Nonostante la sentenza di assoluzione, l’uomo (che finora era rimasto in carcere) non potrà tornare libero perché, essendo stato valutato come pericoloso socialmente, il giudice gli ha imposto il trasferimento in una Rems (ovvero una Residenza per l’esecuzione delle misure di sicurezza).
Dopo l’arresto, A.B. era stato protagonista di un vero e prorio “show” in tribunale dove, nel corso dell’udienza di convalida, aveva mantenuto un comportamento decisamente sopra le righe: aveva continuato ad inveire contro i carabinieri, accusando chi lo aveva denunciato di essersi inventato tutto e lamentandosi di essere finito a giudizio ingiustamente. Non contento si era anche levato la maglietta restando a torso nudo nella camera di sicurezza dell’aula. Il giudice, anche alla luce del comportamento mostrato in tribunale, aveva disposto la custodia cautelare in carcere, mentre il suo difensore aveva chiesto che fosse sottoposto ad una perizia psichiatrica proprio per accertarne la capacità di intendere e volere e, di conseguenza, l’imputabilità.

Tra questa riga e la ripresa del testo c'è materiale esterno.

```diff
@@ -765,9 +784,6 @@
   return (a.P + PREP_PW - 1) / PREP_PW + ((!a.svgd && !a.full_grad) ? 1 : 0);
 }
 __host__ __device__ inline int direction_blocks(int P) { return (P + 3) / 4; }
-inline size_t median_lds_bytes(int P) {
-  return (size_t)P * 6 * sizeof(double) + (size_t)(FRONT_BUF + 8) * sizeof(double) + (size_t)HB_NB * sizeof(unsigned int);
-}
-
-}
-}
+
+}
+}
```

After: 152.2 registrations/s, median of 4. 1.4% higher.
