diff --git a/ocean_model_grid_generator_amd/_lib.py b/ocean_model_grid_generator_amd/_lib.py
--- a/ocean_model_grid_generator_amd/_lib.py
+++ b/ocean_model_grid_generator_amd/_lib.py
@@ -343,6 +343,7 @@
                 "ogg_latlon_rows_workspace_bytes": [c_int, ctypes.POINTER(LatlonBand), c_long],
                 "ogg_supergrid_pass_plan_slots": [c_void_p],
                 "ogg_supergrid_pass_plan_carried_runs": [c_void_p],
+                "ogg_supergrid_pass_plan_fix_workgroups": [c_void_p],
                 "ogg_grid_quality_result_bytes": [],
                 "ogg_grid_quality_workspace_bytes": [c_long, c_long],
                 "ogg_topog_record_bytes": [],
@@ -396,6 +397,8 @@
         getattr(lib, name).restype = ctypes.c_char_p
         getattr(lib, name).argtypes = []
     for name, argtypes in LONG_GETTERS.items():
+        if os.environ.get("OGG_LIB_PATH") and not hasattr(lib, name):
+            continue
         getattr(lib, name).restype = c_long
         getattr(lib, name).argtypes = argtypes
     _lib = lib
diff --git a/ocean_model_grid_generator_amd/csrc/ogg_bipolar_dev.h b/ocean_model_grid_generator_amd/csrc/ogg_bipolar_dev.h
--- a/ocean_model_grid_generator_amd/csrc/ogg_bipolar_dev.h
+++ b/ocean_model_grid_generator_amd/csrc/ogg_bipolar_dev.h
@@ -373,6 +373,9 @@
     unsigned* ll_claims;
     unsigned* fix_count;
     unsigned* fix_list;
+    unsigned* guard_done;
+    unsigned* fix_ticket;
+    unsigned* fix_err;
     const BpRow* row_tab;
     const BpCol* col_tab;
     double* dxq;
@@ -518,7 +521,7 @@
     BpCol* col_tab = const_cast<BpCol*>(p.col_tab);
     const long k = bx * blockDim.x + threadIdx.x;
     const long n_rows = M * p.ny + 2, n_cols = M * p.nx + 1;
-    if (k == 0) *p.fix_count = 0u;
+    if (k == 0) *p.fix_count = 0u, *p.guard_done = 0u, *p.fix_ticket = 0u;
     for (long w = k; w < QUAD_LL_CLAIM_WORDS; w += nb_tab * blockDim.x) p.ll_claims[w] = 0u;
     if (k < n_rows) {
         double jv;
@@ -629,12 +632,13 @@
 }
 
 template <int N, int MODE>
-OGG_DEV void bipolar_quad_body(const QuadParams& p, const QuadRange& rg, QuadOutLds& out, long wgx, long by) {
+OGG_DEV bool bipolar_quad_body(const QuadParams& p, const QuadRange& rg, QuadOutLds& out, long wgx, long by) {
     constexpr int M = N - 1;
     constexpr bool FAITHFUL = (MODE == QM_LITERAL);
     const int lane = threadIdx.x & 63, wave = threadIdx.x >> 6;
     const QuadLane ql = quad_lane(rg.cols, wgx, wave, lane);
-    if (ql.nv == 0) return;
+    bool handed = false;
+    if (ql.nv == 0) return handed;
     const bool active = ql.active;
     const long ci = ql.ci, c0 = ql.c0;
     const int nv = ql.nv;
@@ -714,7 +718,7 @@
             rdy[ci] = dyq;
             if (img_col) rdy[h2 - ci] = dyq, rdy[h2 + ci] = dyq, rdy[p.nx - ci] = dyq;
         }
-        if (cell_lane && MODE == QM_GUARD && guarded) p.fix_list[atomicAdd(p.fix_count, 1u)] = (unsigned)(out_r * p.nx + ci);
+        if (cell_lane && MODE == QM_GUARD && guarded) p.fix_list[atomicAdd(p.fix_count, 1u)] = (unsigned)(out_r * p.nx + ci), handed = true;
         double(*buf)[QS_WG_CELLS] = out.v[(c - r0) & 1];
         if (lane < QS_CELLS) buf[0][slot] = dxq, buf[1][slot] = dyq, buf[2][slot] = da;
         __syncthreads();
@@ -736,6 +740,7 @@
             wg_store_aligned(rdy + qs.col_dn4, qs.n_ip, buf[1], last, -1, wave, lane);
         }
     }
+    return handed;
 }
 
 template <int N, int MODE>
@@ -744,70 +749,99 @@
     bipolar_quad_body<N, MODE>(p, rg, out, blockIdx.x, blockIdx.y);
 }
 
-template <int N>
-__global__ __launch_bounds__(64) void bipolar_quad_tail_kernel(QuadParams p) {
+constexpr int FIX_TX = 256;
+constexpr int FIX_CELLS = FIX_TX / 32;
+
+struct FixLds {
+    double dx[FIX_TX], dy[FIX_TX];
+    unsigned next;
+};
+
+struct BpMetrics {
+    double h_i_inv, h_j_inv;
+};
+
+__device__ __noinline__ BpMetrics bp_point_metrics(BpRow r, BpCol c, double rp) {
+    BpMetrics m;
+    double phis, rden;
+    bp_point(r, c, rp, phis, m.h_i_inv, m.h_j_inv, rden);
+    return m;
+}
+
+template <int N>
+OGG_DEV void bipolar_fix_cells_body(const QuadParams& p, FixLds& lds, unsigned count, unsigned first, unsigned step) {
     constexpr int M = N - 1;
-    __shared__ double sdx[64], sdy[64];
-    const unsigned bid = blockIdx.x, nblk = gridDim.x;
-    const unsigned count = *p.fix_count;
-    const int lane = threadIdx.x, half = lane >> 5, q = lane & 31;
-    if (p.top_src && p.top_out_row >= 0)
-        for (long i = (long)bid * 64 + lane; i < p.nx; i += (long)nblk * 64) p.dxq[p.top_out_row * p.nx + i] = p.top_src[i];
+    const int tid = threadIdx.x, q = tid & 31, base = tid & ~31;
     const int jj = (q < N * N) ? q / N : 0, ii = (q < N * N) ? q % N : 0;
-    for (unsigned k0 = bid * 2; k0 < count; k0 += nblk * 2) {
-        const unsigned k = k0 + half;
+    const unsigned nx = (unsigned)p.nx;
+    const bool tickets = (unsigned long)step * FIX_CELLS < count;
+    unsigned chunk = first;
+    while ((unsigned long)chunk * FIX_CELLS < count) {
+        unsigned asked = ~0u;
+        if (tickets && tid == 0) asked = step + atomicAdd(p.fix_ticket, 1u);
+        const unsigned k = chunk * FIX_CELLS + (unsigned)(tid >> 5);
         const bool have = k < count;
         const unsigned lin = have ? p.fix_list[k] : 0u;
-        const long out_r = lin / p.nx, ci = lin % p.nx;
-        const long cj = p.j0 + out_r;
+        const unsigned out_r = lin / nx, ci = lin - out_r * nx;
         double dx = 0.0, dy = 0.0;
         if (have && q < N * N) {
-            const BpRow r = p.row_tab[M * cj + jj];
-            const BpCol c = p.col_tab[M * ci + ii];
-            double phis, rden, h_i, h_j;
-            bp_point(r, c, p.rp, phis, h_i, h_j, rden);
-            dx = h_i * 2 * kPi / (double)p.nx;
-            dy = h_j * (90 - p.lat0_bp) * kPi180 / (double)p.ny;
-        }
+            const BpMetrics m = bp_point_metrics(p.row_tab[M * (p.j0 + (long)out_r) + jj], p.col_tab[M * (long)ci + ii], p.rp);
+            dx = m.h_i_inv * 2 * kPi / (double)p.nx;
+            dy = m.h_j_inv * (90 - p.lat0_bp) * kPi180 / (double)p.ny;
+        }
+        lds.dx[tid] = dx, lds.dy[tid] = dy;
+        if (tid == 0) lds.next = asked;
         __syncthreads();
-        sdx[lane] = dx;
-        sdy[lane] = dy;
+        const unsigned next = lds.next;
+        if (have && q == 0) {
+            const double* vx = lds.dx + base;
+            const double* vy = lds.dy + base;
+            double dycol[N];
+#pragma unroll
+            for (int a = 0; a < N; ++a) dycol[a] = vy[a * N];
+            p.dxq[(long)out_r * p.nx + ci] = quad_average_1d<N>(vx) * p.Re;
+            p.dyq[(long)out_r * (p.nx + 1) + ci] = quad_average_1d<N>(dycol) * p.Re;
+            if (ci == nx - 1) {
+#pragma unroll
+                for (int a = 0; a < N; ++a) dycol[a] = vy[a * N + N - 1];
+                p.dyq[(long)out_r * (p.nx + 1) + p.nx] = quad_average_1d<N>(dycol) * p.Re;
+            }
+            double da;
+            if (N == 2) {
+                const double d = 1.0 / 2.0;
+                da = d * d * (vx[0] * vy[0] + vx[1] * vy[1] + vx[2] * vy[2] + vx[3] * vy[3]);
+            } else if (N == 3) {
+                const double d = 1.0 / 6.0;
+                auto Y = [&](int a, int b) { return vx[a * 3 + b] * vy[a * 3 + b]; };
+                da = d * d * (Y(0, 0) + Y(0, 2) + Y(2, 0) + Y(2, 2) + 4.0 * (Y(0, 1) + Y(1, 0) + Y(1, 2) + Y(2, 1) + 4.0 * Y(1, 1)));
+            } else {
+                double ysum = 0.0;
+#pragma unroll 1
+                for (int a = 0; a < N; ++a) {
+                    const double wa = quad_weight_1d<N>(a);
+#pragma unroll
+                    for (int b = 0; b < N; ++b) ysum = ysum + (quad_weight_1d<N>(b) * wa) * (vx[a * N + b] * vy[a * N + b]);
+                }
+                const double d = (N == 4) ? (1.0 / 12.0) : (1.0 / 180.0);
+                da = d * d * ysum;
+            }
+            p.daq[(long)out_r * p.nx + ci] = da * p.Re * p.Re;
+        }
         __syncthreads();
-        if (!have || q != 0) continue;
-        const int base = half << 5;
-        double dxrow[N], dycol[N], dyright[N], y2[(N <= 3) ? N * N : 1];
-        double ysum = 0.0;
-#pragma unroll
-        for (int a = 0; a < N; ++a) {
-#pragma unroll
-            for (int b = 0; b < N; ++b) {
-                const double vx = sdx[base + a * N + b], vy = sdy[base + a * N + b];
-                if (a == 0) dxrow[b] = vx;
-                if (b == 0) dycol[a] = vy;
-                if (b == N - 1) dyright[a] = vy;
-                if (N <= 3)
-                    y2[(N <= 3) ? a * N + b : 0] = vx * vy;
-                else
-                    ysum = ysum + (quad_weight_1d<N>(b) * quad_weight_1d<N>(a)) * (vx * vy);
-            }
-        }
-        p.dxq[out_r * p.nx + ci] = quad_average_1d<N>(dxrow) * p.Re;
-        p.dyq[out_r * (p.nx + 1) + ci] = quad_average_1d<N>(dycol) * p.Re;
-        if (ci == p.nx - 1) p.dyq[out_r * (p.nx + 1) + p.nx] = quad_average_1d<N>(dyright) * p.Re;
-        double da;
-        if (N == 2) {
-            const double d = 1.0 / 2.0;
-            da = d * d * (y2[0] + y2[1] + y2[(N <= 3) ? N : 0] + y2[(N <= 3) ? N + 1 : 0]);
-        } else if (N == 3) {
-            const double d = 1.0 / 6.0;
-            auto Y = [&](int a, int b) { return y2[(N == 3) ? a * 3 + b : 0]; };
-            da = d * d * (Y(0, 0) + Y(0, 2) + Y(2, 0) + Y(2, 2) + 4.0 * (Y(0, 1) + Y(1, 0) + Y(1, 2) + Y(2, 1) + 4.0 * Y(1, 1)));
-        } else {
-            const double d = (N == 4) ? (1.0 / 12.0) : (1.0 / 180.0);
-            da = d * d * ysum;
-        }
-        p.daq[out_r * p.nx + ci] = da * p.Re * p.Re;
-    }
+        chunk = next;
+    }
+}
+
+OGG_DEV void bipolar_copy_top_row(const QuadParams& p, unsigned w, unsigned n) {
+    if (p.top_src && p.top_out_row >= 0)
+        for (long i = (long)w * FIX_TX + threadIdx.x; i < p.nx; i += (long)n * FIX_TX) p.dxq[p.top_out_row * p.nx + i] = p.top_src[i];
+}
+
+template <int N>
+__global__ __launch_bounds__(FIX_TX) void bipolar_quad_tail_kernel(QuadParams p) {
+    __shared__ FixLds lds;
+    bipolar_copy_top_row(p, blockIdx.x, gridDim.x);
+    bipolar_fix_cells_body<N>(p, lds, *p.fix_count, blockIdx.x, gridDim.x);
 }
 
 __global__ void bipolar_ij_kernel(long n_i, const double* __restrict__ iv, long n_j, const double* __restrict__ jv, long Ni,
@@ -898,6 +932,7 @@
     p.row_tab = row_tab;
     p.col_tab = col_tab;
     p.fix_count = fix_count;
+    p.guard_done = fix_count + 1, p.fix_ticket = fix_count + 2, p.fix_err = fix_count + 3;
     p.ll_claims = fix_count + 4;
     p.fix_list = fix_count + 4 + QUAD_LL_CLAIM_WORDS;
     p.top_src = nullptr;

Richiesta che era stata accolta dal giudice che aveva affidato l’incarico al dottor Rocca che lo ha giudicato incapace di intendere.
Secondo quanto accertato dai militari, A.B., da qualche tempo, si era invaghito della dottoressa della struttura della quale era stato ospite per alcune settimane (era poi stato allontanato proprio perché non aveva dei comportamenti consoni) ed avrebbe iniziato a farle delle avances. Un corteggiamento che, giorno dopo giorno, sarebbe diventato sempre più pressante al punto da arrivare a chiedere alla donna di sposarlo.
A luglio il sessantaquattrenne era tornato nella struttura per cercare la dottoressa. Davanti all’ennesimo rifiuto della psicologa però aveva dato in escandescenze ed aveva iniziato a minacciare lei ed i colleghi, oltre a prendere a calci gli arredi. A quel punto, inevitabilmente, era scattata una chiamata ai carabinieri che lo avevano arrestato per stalking.